## Task data
------------------------------------------------
+        self.product(Qt[:3], [A2re, A2im, A2sm], half_last=True,
+                     fused={"valu": valu, "stores": lambda sl: self.plane_stores(sl, A2re[sl], A2im[sl], A2sm[sl]),
+                            "post": self.cell_coeffs(True)})
+        for t in A2sm:
+            vp.free(t)
+        self.cell_bases_finish(self.s_nkc)
+        self.stamp(3)
+        kq = S(58, 2)
+        self.smov64(kq, self.cq["C1"])
+        streams = []
+        for sl in range(3):
+            for r in range(4):
+                p1, p2, p3 = (Qt[sl][j].d(r) for j in range(3))
+                streams.append([lambda p3=p3, p1=p1: p.valu("v_add_f64", p3, p3, Neg(p1)),
+                                lambda p1=p1, p2=p2: p.valu("v_add_f64", p1, p1, Neg(p2)),
+                                lambda p3=p3, p2=p2: p.valu("v_add_f64", p3, p3, Neg(p2)),
+                                lambda p1=p1: p.valu("v_mul_f64", p1, kq, p1),
+                                lambda p3=p3: p.valu("v_mul_f64", p3, kq, p3)])
+        for g in range(0, len(streams), 4):
+            self.interleave(streams[g:g + 4])
+        for r in range(4):
+            p.ds_write(64, self.v_EW2, Qt[2][0].d(r), 128 * r)
+            p.ds_write(64, self.v_EW2, Qt[2][2].d(r), EXH + 128 * r)
+            p.ds_write(64, self.v_EW1, Qt[1][0].d(r), 128 * r)
+            p.ds_write(64, self.v_EW1, Qt[1][2].d(r), EXH + 128 * r)
+        p.s_waitcnt(lgkm=0)
+        p.s_barrier()
+        txr, txi = vp.alloc(), vp.alloc()
+        for h in range(2):
+            p.ds_read(128, txr.sub(4 * h, 4), self.v_ER, 16 * h)
+            p.ds_read(128, txi.sub(4 * h, 4), self.v_ER, EXH + 16 * h)
+            p.ds_read(128, Qt[3][0].sub(4 * h, 4), self.v_ER, (E2 - E1) + 16 * h)
+            p.ds_read(128, Qt[3][2].sub(4 * h, 4), self.v_ER, (E2 - E1) + EXH + 16 * h)
+        drop = vp.alloc()
+        p.mfma(drop, A2re[0].d(0), A2re[0].d(0), 0)
+        vp.free(drop)
+        for r in range(4):
+            p.valu("v_add_f64", Qt[2][0].d(r), Qt[2][0].d(r), txr.d(r))
+            p.valu("v_add_f64", Qt[2][2].d(r), Qt[2][2].d(r), Neg(txi.d(r)))
+        for r in range(4):
+            p.valu("v_mul_f64", Qt[3][2].d(r), Qt[3][2].d(r), -1.0)
+        vp.free(txr)
+        vp.free(txi)
+        p.salu("s_and_b32", self.s_prop, self.s_prop, 1)
+        self.stamp(4)
+        assert sorted(vp.free_tiles) == sorted(joined), (vp.free_tiles, joined)
+
+
+def generate(path=None, **kw):
+    g = GenQ(**kw)
+    prog = g.build()
+    text = kernel_text(prog, KERNARG, LDS_BYTES)
+    if path:
+        with open(path, "w") as f:
+            f.write(text)
+    return g, prog, text
+
+
+if __name__ == "__main__":
+    out = sys.argv[1] if len(sys.argv) > 1 else os.path.join(HERE, "expm_t16q_asm.s")
+    g, prog, _ = generate(out)
+    print(f"{out}: {len(prog.ins)} lines, {prog.count('mfma')} matrix instructions, {prog.count('valu') + prog.count('dpp')} vector, "
+          f"{prog.count('lds')} LDS, {prog.count('vmem')} global, {prog.auto_nops} wait states inserted")
diff --git a/grape.jl_amd/csrc/grape_hip.hip b/grape.jl_amd/csrc/grape_hip.hip
--- a/grape.jl_amd/csrc/grape_hip.hip
+++ b/grape.jl_amd/csrc/grape_hip.hip
@@ -118,6 +118,11 @@
     int *d_seg_exp = nullptr;
     int seg_n8 = 0, seg_n4 = 0, seg_n12 = 0, seg8_stride = 0, seg_exp_off = 0;
     int *d_segplan = nullptr;
+    double *d_t86 = nullptr, *d_t412 = nullptr;
+    int *d_texp = nullptr;
+    int t_n8 = 0, t_n6 = 0, t_n4 = 0, t_n12 = 0;
+    bool asm16q = false;
+    bool t16q_twin = false;
     bool asm16 = false;
     bool asm16p = false;
     double *d_dte = nullptr;
@@ -360,7 +365,7 @@
 extern "C" int grape_t18g_asm_launch(const void *args, size_t args_size, int *verdict, void *stream, int blocks,
                                      const void *const *walk, int fuse, int K, const double *dte);
 extern "C" int grape_t16_asm_launch(const void *args, size_t args_size, int *verdict, void *stream, int blocks,
-                                    const void *const *walk, int fuse, int K);
+                                    const void *const *walk, int fuse, int K, int q);
 extern "C" int grape_t18_batch_launch(int herm, const void *args, size_t args_size, const void *strides, size_t strides_size,
                                       int sets, void *stream, int blocks);
 extern "C" void grape_t16_walks(int KC, int N_T, int nblk, int *tab);
@@ -2839,6 +2844,11 @@
     if (h->asm16 || h->asm18g) {
         const long ncell = (long)h->KC * N_T;
         h->asm_blocks = (int)std::max<long>(1, std::min<long>(h->num_cus, ncell));
+        {
+            const char *envt = getenv("GRAPE_EXPM_T16Q");
+            const bool eligible = h->asm16 && !h->asm16p && !p->hc_per_traj && L >= 1 && L <= 2;
+            h->asm16q = eligible && (envt ? atoi(envt) != 0 : ncell >= (long)T16Q_MIN_WALK * h->asm_blocks);
+        }
         std::vector<int> tab((size_t)4 * h->asm_blocks);
         grape_t16_walks(h->KC, N_T, h->asm_blocks, tab.data());
         CCHK(h->mem.alloc(&h->d_wgtab, tab.size()));
@@ -2866,6 +2876,16 @@
             CCHK(hipMemcpy(h->d_xinit, xi.data(), xi.size() * 8, hipMemcpyHostToDevice));
             CCHK(h->mem.alloc(&h->d_prog, (size_t)2 * K));
             CCHK(hipMemset(h->d_prog, 0, (size_t)2 * K * sizeof(int)));
+        }
+    }
+    if (!h->asm16 && !h->asm18g && h->t16 && h->t18 && h->herm && !h->large && !h->series && h->NT == 4 && !p->hc_per_traj && L >= 1 && L <= 2 &&
+        (long)K * N_T < (1L << 28)) {
+        const char *envt = getenv("GRAPE_EXPM_T16Q");
+        const long ncell = (long)h->KC * N_T, blocks = std::max<long>(1, std::min<long>(h->num_cus, ncell));
+        h->t16q_twin = envt ? atoi(envt) != 0 : ncell >= (long)T16Q_MIN_WALK * blocks;
+        if (h->t16q_twin) {
+            CCHK(h->mem.alloc(&h->d_splan, (size_t)ncell));
+            CCHK(hipMemset(h->d_splan, 0, (size_t)ncell * sizeof(int)));
         }
     }
     if (h->t16 && h->t18 && h->herm && !h->large && !h->series && (h->NT >= 3 || (h->NT == 2 && h->t18_small))) {
@@ -2928,24 +2948,32 @@
         static_assert(T16_PLAN_LMAX == GRAPE_CERT_LMAX, "power table of t16_plan_kernel");
         const bool want_cert = h->asm16 && L >= 1 && L <= GRAPE_CERT_LMAX && !(envc && atoi(envc) == 0);
         const bool want_seg = h->asm16 && h->deriv_econ && L >= 1 && L <= 2 && !(envg && atoi(envg) == 0);
-        if (want_cert || want_seg) {
-            const CertPlan pl(L, want_seg);
+        const bool want_q = h->asm16q || h->t16q_twin;
+        const bool build_cert = want_cert || want_q, build_seg = want_seg || want_q;
+        if (build_cert || build_seg) {
+            const CertPlan pl(L, build_seg);
             const int nt = pl.n8 + pl.n6, ns = pl.n4 + pl.n12;
+            CCHK(h->mem.alloc(&h->d_texp, pl.exps.size()));
+            CCHK(hipMemcpy(h->d_texp, pl.exps.data(), pl.exps.size() * sizeof(int), hipMemcpyHostToDevice));
+            h->t_n8 = pl.n8; h->t_n6 = pl.n6;
+            if (build_cert) CCHK(h->mem.alloc(&h->d_t86, (size_t)KCn * nt));
+            if (build_seg) {
+                h->t_n4 = pl.n4; h->t_n12 = pl.n12;
+                CCHK(h->mem.alloc(&h->d_t412, (size_t)KCn * ns));
+            }
             if (want_cert) {
                 h->cert_n8 = pl.n8; h->cert_n6 = pl.n6;
-                CCHK(h->mem.alloc(&h->d_cert, (size_t)KCn * nt));
-                CCHK(h->mem.alloc(&h->d_cert_exp, (size_t)nt));
-                CCHK(hipMemcpy(h->d_cert_exp, pl.exps.data(), (size_t)nt * sizeof(int), hipMemcpyHostToDevice));
+                h->d_cert = h->d_t86; h->d_cert_exp = h->d_texp;
             }
             if (want_seg) {
                 h->seg_n8 = pl.n8; h->seg_n4 = pl.n4; h->seg_n12 = pl.n12; h->seg_exp_off = nt;
-                CCHK(h->mem.alloc(&h->d_seg, (size_t)KCn * ns));
-                CCHK(h->mem.alloc(&h->d_seg_exp, pl.exps.size()));
-                CCHK(hipMemcpy(h->d_seg_exp, pl.exps.data(), pl.exps.size() * sizeof(int), hipMemcpyHostToDevice));
-                if (want_cert) { h->d_seg8 = h->d_cert; h->seg8_stride = nt; }
-                else { CCHK(h->mem.alloc(&h->d_seg8, (size_t)KCn * pl.n8)); h->seg8_stride = pl.n8; }
+                h->d_seg = h->d_t412; h->d_seg_exp = h->d_texp;
                 CCHK(h->mem.alloc(&h->d_segplan, (size_t)KCn * N_T));
                 CCHK(hipMemset(h->d_segplan, 0, (size_t)KCn * N_T * sizeof(int)));
+            }
+            if (build_seg) {
+                if (build_cert) { h->d_seg8 = h->d_t86; h->seg8_stride = nt; }
+                else { CCHK(h->mem.alloc(&h->d_seg8, (size_t)KCn * pl.n8)); h->seg8_stride = pl.n8; }
             }
             DeviceBufs tmp;
             int *d_job[8] = {nullptr, nullptr, nullptr, nullptr, nullptr, nullptr, nullptr, nullptr};
@@ -2965,17 +2993,17 @@
                 hipLaunchKernelGGL(cert_mm_kernel, dim3((unsigned)pl.n2, nc), dim3(256), 0, 0, d_scr, pl.nmat, N, pl.M, (const int *)d_job[0], (const int *)d_job[1]);
                 hipLaunchKernelGGL(cert_mm_kernel, dim3((unsigned)(pl.n3 + pl.n4), nc), dim3(256), 0, 0, d_scr, pl.nmat, N, pl.M + pl.n2, (const int *)d_job[2],
                                    (const int *)d_job[3]);
-                if (want_cert)
+                if (build_cert)
                     hipLaunchKernelGGL(cert_trace_kernel, dim3((unsigned)nt, nc), dim3(256), 0, 0, (const double2 *)d_scr, pl.nmat, N, (const int *)d_job[4],
-                                       (const int *)d_job[5], nt, h->d_cert + (size_t)kc0 * nt);
+                                       (const int *)d_job[5], nt, h->d_t86 + (size_t)kc0 * nt);
                 else
                     hipLaunchKernelGGL(cert_trace_kernel, dim3((unsigned)pl.n8, nc), dim3(256), 0, 0, (const double2 *)d_scr, pl.nmat, N, (const int *)d_job[4],
                                        (const int *)d_job[5], pl.n8, h->d_seg8 + (size_t)kc0 * pl.n8);
-                if (want_seg) {
+                if (build_seg) {
                     hipLaunchKernelGGL(cert_mm_kernel, dim3((unsigned)pl.n6, nc), dim3(256), 0, 0, d_scr, pl.nmat, N, pl.M + pl.n2 + pl.n3 + pl.n4,
                                        (const int *)d_job[6], (const int *)d_job[7]);
                     hipLaunchKernelGGL(cert_trace_kernel, dim3((unsigned)ns, nc), dim3(256), 0, 0, (const double2 *)d_scr, pl.nmat, N,
-                                       (const int *)d_job[4] + nt, (const int *)d_job[5], ns, h->d_seg + (size_t)kc0 * ns);
+                                       (const int *)d_job[4] + nt, (const int *)d_job[5], ns, h->d_t412 + (size_t)kc0 * ns);
                 }
                 CCHK(hipGetLastError());
             }
@@ -3106,13 +3134,14 @@
                     T16PlanArgs pa{};
                     pa.gram = h->d_gram; pa.eps = h->d_eps; pa.shape = h->d_shape; pa.dts = h->d_dts; pa.flags = h->d_flags;
                     pa.KC = h->KC; pa.L = h->L; pa.N_T = h->N_T; pa.N = h->N;
-                    pa.splan = (h->asm16 && (h->asm_sq || h->d_cert)) ? h->d_splan : nullptr;
-                    pa.sq_on = h->asm_sq ? 1 : 0;
-                    pa.cert = h->d_cert; pa.cert_exp = h->d_cert_exp; pa.n8 = h->cert_n8; pa.n6 = h->cert_n6;
+                    pa.splan = ((h->asm16 && (h->asm_sq || h->d_cert || h->asm16q)) || h->t16q_twin) ? h->d_splan : nullptr;
+                    pa.sq_on = (h->asm16 && h->asm_sq) ? 1 : 0;
+                    pa.cert = h->d_t86; pa.cert_exp = h->d_t86 ? h->d_texp : nullptr; pa.n8 = h->t_n8; pa.n6 = h->t_n6;
                     pa.verdict = h->d_cellflag;
-                    pa.seg = h->d_seg; pa.seg8 = h->d_seg8; pa.seg8_stride = h->seg8_stride; pa.seg8_exp = h->d_seg_exp;
-                    pa.seg_exp = h->d_seg_exp ? h->d_seg_exp + h->seg_exp_off : nullptr;
-                    pa.s8 = h->seg_n8; pa.n4 = h->seg_n4; pa.n12 = h->seg_n12; pa.segplan = h->d_segplan;
+                    pa.seg = h->d_t412; pa.seg8 = h->d_seg8; pa.seg8_stride = h->seg8_stride; pa.seg8_exp = h->d_t412 ? h->d_texp : nullptr;
+                    pa.seg_exp = h->d_t412 ? h->d_texp + h->t_n8 + h->t_n6 : nullptr;
+                    pa.s8 = h->d_t412 ? h->t_n8 : 0; pa.n4 = h->t_n4; pa.n12 = h->t_n12; pa.segplan = h->d_segplan;
+                    pa.cert_use = h->d_cert ? 1 : 0; pa.seg_use = h->d_seg ? 1 : 0; pa.q_use = (h->asm16q || h->t16q_twin) ? 1 : 0;
                     const unsigned plan_blocks = (unsigned)(h->KC * ((h->N_T + T16_PLAN_TPB - 1) / T16_PLAN_TPB));
                     const size_t plan_lds = t16_plan_lds(pa);
                     switch (plan_lds ? h->L : 0) {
------------------------------------------------
## What the task asks
Wherever a line of the data holds "range", copy that line.

## Solution
+        for sl in range(3):
+            for r in range(4):
+                p1, p2, p3 = (Qt[sl][j].d(r) for j in range(3))
+        for g in range(0, len(streams), 4):
+        for r in range(4):
+        for h in range(2):
+        for r in range(4):
+        for r in range(4):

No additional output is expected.